--- EXERCISE INSTRUCTIONS ---
If a line in the data below includes the string "qryA", please return a copy of it.

--- ENTRIES PROVIDED ---
#ifndef DPX_PK_MIN_BLOCKS
#define DPX_PK_MIN_BLOCKS 1
#endif
template <int R, bool LOCAL, bool TAGS>
__global__ void __launch_bounds__(DPX_FILL_THREADS, DPX_PK_MIN_BLOCKS) k_linear_fill_pk(const dpx_fill_args a) {
    extern __shared__ __attribute__((aligned(16))) unsigned char smem[];
    const int lane = threadIdx.x & 63;
    const int wv = __builtin_amdgcn_readfirstlane(threadIdx.x >> 6);
    const int c = blockIdx.x * (int)a.wavesPerBlock + wv;
    if (c >= a.numPairs) return;
    const int pA = a.order[2 * c], pB = a.order[2 * c + 1];
    const dpx_pair_dev prA = a.pairs[pA], prB = a.pairs[pB];
    const int n = prA.n, m = prA.m;
    const unsigned char *refA = reinterpret_cast<const unsigned char *>(a.seq + prA.refIdx);
    const unsigned char *refB = reinterpret_cast<const unsigned char *>(a.seq + prB.refIdx);
    const unsigned char *qryA = reinterpret_cast<const unsigned char *>(a.seq + prA.qryIdx);
    const unsigned char *qryB = reinterpret_cast<const unsigned char *>(a.seq + prB.qryIdx);
    const int gap = a.gapOpen;
    const uint32_t matchP = ((uint32_t)(uint16_t)a.match << 16) | (uint16_t)a.match;
    const uint32_t negDeltaP = ((uint32_t)(uint16_t)(a.mismatch - a.match) << 16) | (uint16_t)(a.mismatch - a.match);
    const int gapK = (LOCAL && TAGS) ? -gap : gap;
    const uint32_t gapP = ((uint32_t)(uint16_t)gapK << 16) | (uint16_t)gapK;

    unsigned char *my = smem + (size_t)wv * a.ldsPerWave;
    uint32_t *edge = reinterpret_cast<uint32_t *>(my);
    uint16_t *refl = reinterpret_cast<uint16_t *>(my + a.ldsRefOff);
    for (int x = 4 * lane; x < n; x += 256) {
        const uint32_t a4 = load4(refA + x), b4 = load4(refB + x);
        uint2 w;
        w.x = __builtin_amdgcn_perm(a4, b4, 0x05010400u);
        w.y = __builtin_amdgcn_perm(a4, b4, 0x07030602u);
        *reinterpret_cast<uint2 *>(refl + 64 + x) = w;
    }
    for (int x = lane; x <= n + 1; x += 64) {
        const uint16_t b = (uint16_t)(LOCAL ? 0 : x * gap);
        edge[x] = ((uint32_t)b << 16) | b;
    }
    int16_t *HpA = a.mat + prA.matOff, *HpB = a.mat + prB.matOff;
    const int W = n + 63;
    const int S = dpx_tiled_stripes(m, R);
    int bestA = 0, browA = 0, bcolA = 0, bestB = 0, browB = 0, bcolB = 0;
    PkState<R> st;

    for (int k = 0; k < S; k++) {
        const int base = k * 64 * R;
        const int row0 = base + lane * R;
        const int nrows = min(max(m - row0, 0), R);
        const bool laneHasRows = nrows > 0;
        const bool hasNext = (k + 1 < S);
        int qa[R], qb[R];
        load_query_rows<R>(qa, qryA, row0, nrows);
        load_query_rows<R>(qb, qryB, row0, nrows);
#pragma unroll
        for (int r = 0; r < R; r++) {
            st.qc[r] = ((uint32_t)qa[r] << 16) | (uint32_t)qb[r];
            const uint16_t b = (uint16_t)(LOCAL ? 0 : (row0 + 1 + r) * gap);
            st.Hl[r] = ((uint32_t)b << 16) | b;
            st.rmax[r] = 0u;
            st.rcol[r] = 0u;
        }
        st.keyA = st.keyB = 0u;
        { const uint16_t b = (uint16_t)(LOCAL ? 0 : row0 * gap); st.dtop = ((uint32_t)b << 16) | b; }
        const size_t csA = prA.chunkStride, csB = prB.chunkStride;
        int16_t *tileA = HpA + (size_t)k * (size_t)n * csA + (size_t)lane * (R < 8 ? R : 8);
        int16_t *tileB = HpB + (size_t)k * (size_t)n * csB + (size_t)lane * (R < 8 ? R : 8);
        const uint16_t *rp = refl + 64 - lane;
        uint32_t rcN = rp[0];
        uint32_t e0N = edge[1];
#define DPX_PK_STEP(MASKED_, WHOLE_, HASROWS_, PARTIAL_)                                                                        \
        {                                                                                                             \
            const uint32_t rc16 = rcN, e0 = e0N;                                                                      \
            rcN = rp[t + 1];                                                                                          \
            e0N = edge[min(t + 2, n + 1)];                                                                            \
            const uint32_t rcP = __builtin_amdgcn_perm(0u, rc16, 0x0c010c00u);   \
            pk_step<R, LOCAL, MASKED_, WHOLE_, TAGS, PARTIAL_>(st, t, lane, n, HASROWS_, nrows, matchP, negDeltaP, gapP, e0, rcP, edge, hasNext, \
                                       tileA + (size_t)t * csA, tileB + (size_t)t * csB, storeLanes, a.rampLines);   \
        }
        const bool fast = (base + 64 * R <= m) && (n >= 64);
        const int storeLanes = (S == 1) ? store_lanes<R>(m) : 64;
        if (S == 1) {
            if (fast) {
                int t = 0;
                for (; t < 63; t++) DPX_PK_STEP(true, true, true, false)
                for (; t + 1 < n;) { DPX_PK_STEP(false, true, true, false) t++; DPX_PK_STEP(false, true, true, false) t++; }
                for (; t < n; t++) DPX_PK_STEP(false, true, true, false)
                for (; t < W; t++) DPX_PK_STEP(true, true, true, false)
            } else {
                for (int t = 0; t < W; t++) DPX_PK_STEP(true, true, laneHasRows, true)
            }
        } else if (fast) {
            int t = 0;
            for (; t < 63; t++) DPX_PK_STEP(true, false, true, false)
            for (; t < n; t++) DPX_PK_STEP(false, false, true, false)
            for (; t < W; t++) DPX_PK_STEP(true, false, true, false)
        } else {
            for (int t = 0; t < W; t++) DPX_PK_STEP(true, false, laneHasRows, true)
        }
#undef DPX_PK_STEP
        if constexpr (LOCAL && TAGS) {
            constexpr int TB = R == 16 ? 4 : R == 8 ? 3 : R == 4 ? 2 : 1;
            const int hA = (int)(st.keyA >> (16 + TB)), hB = (int)(st.keyB >> (16 + TB));
            if (hA > bestA) { bestA = hA; browA = row0 + R - (int)((st.keyA >> 16) & (R - 1)); bcolA = 0xFFFF - (int)(st.keyA & 0xFFFFu); }
            if (hB > bestB) { bestB = hB; browB = row0 + R - (int)((st.keyB >> 16) & (R - 1)); bcolB = 0xFFFF - (int)(st.keyB & 0xFFFFu); }
        } else if constexpr (LOCAL) {
#pragma unroll
            for (int r = 0; r < R; r++) {
                const int hA = (int)(st.rmax[r] >> 16), hB = (int)(st.rcol[r] >> 16);
                if (r < nrows && hA > bestA) { bestA = hA; browA = row0 + 1 + r; bcolA = 0xFFFF - (int)(st.rmax[r] & 0xFFFFu); }
                if (r < nrows && hB > bestB) { bestB = hB; browB = row0 + 1 + r; bcolB = 0xFFFF - (int)(st.rcol[r] & 0xFFFFu); }
            }
        }
    }

    if constexpr (LOCAL) {
        const unsigned long long mineA = ((unsigned long long)(unsigned)bestA << 32) | (unsigned)(0x7FFFFFFF - browA);
        const unsigned long long mineB = ((unsigned long long)(unsigned)bestB << 32) | (unsigned)(0x7FFFFFFF - browB);
        const unsigned long long topA = wave_max_u64(mineA), topB = wave_max_u64(mineB);
        if ((int)(topA >> 32) == 0) { if (lane == 0) { a.score[pA] = 0; a.endRow[pA] = 0; a.endCol[pA] = 0; } }
        else if (mineA == topA) { a.score[pA] = bestA; a.endRow[pA] = browA; a.endCol[pA] = bcolA; }
        if ((int)(topB >> 32) == 0) { if (lane == 0) { a.score[pB] = 0; a.endRow[pB] = 0; a.endCol[pB] = 0; } }
        else if (mineB == topB) { a.score[pB] = bestB; a.endRow[pB] = browB; a.endCol[pB] = bcolB; }
    } else {
        const int lastBase = (S - 1) * 64 * R;
        const int lm = (m - 1 - lastBase) / R, rm = (m - 1 - lastBase) % R;
        if (lane == lm) {
            uint32_t v = st.Hl[0];
#pragma unroll
            for (int r = 1; r < R; r++) v = (r == rm) ? st.Hl[r] : v;
            a.score[pA] = (int)(int16_t)(v >> 16); a.endRow[pA] = m; a.endCol[pA] = n;
            a.score[pB] = (int)(int16_t)(v & 0xFFFFu); a.endRow[pB] = m; a.endCol[pB] = n;
        }
    }
}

--- TASK OUTPUT ---
    const unsigned char *qryA = reinterpret_cast<const unsigned char *>(a.seq + prA.qryIdx);
        load_query_rows<R>(qa, qryA, row0, nrows);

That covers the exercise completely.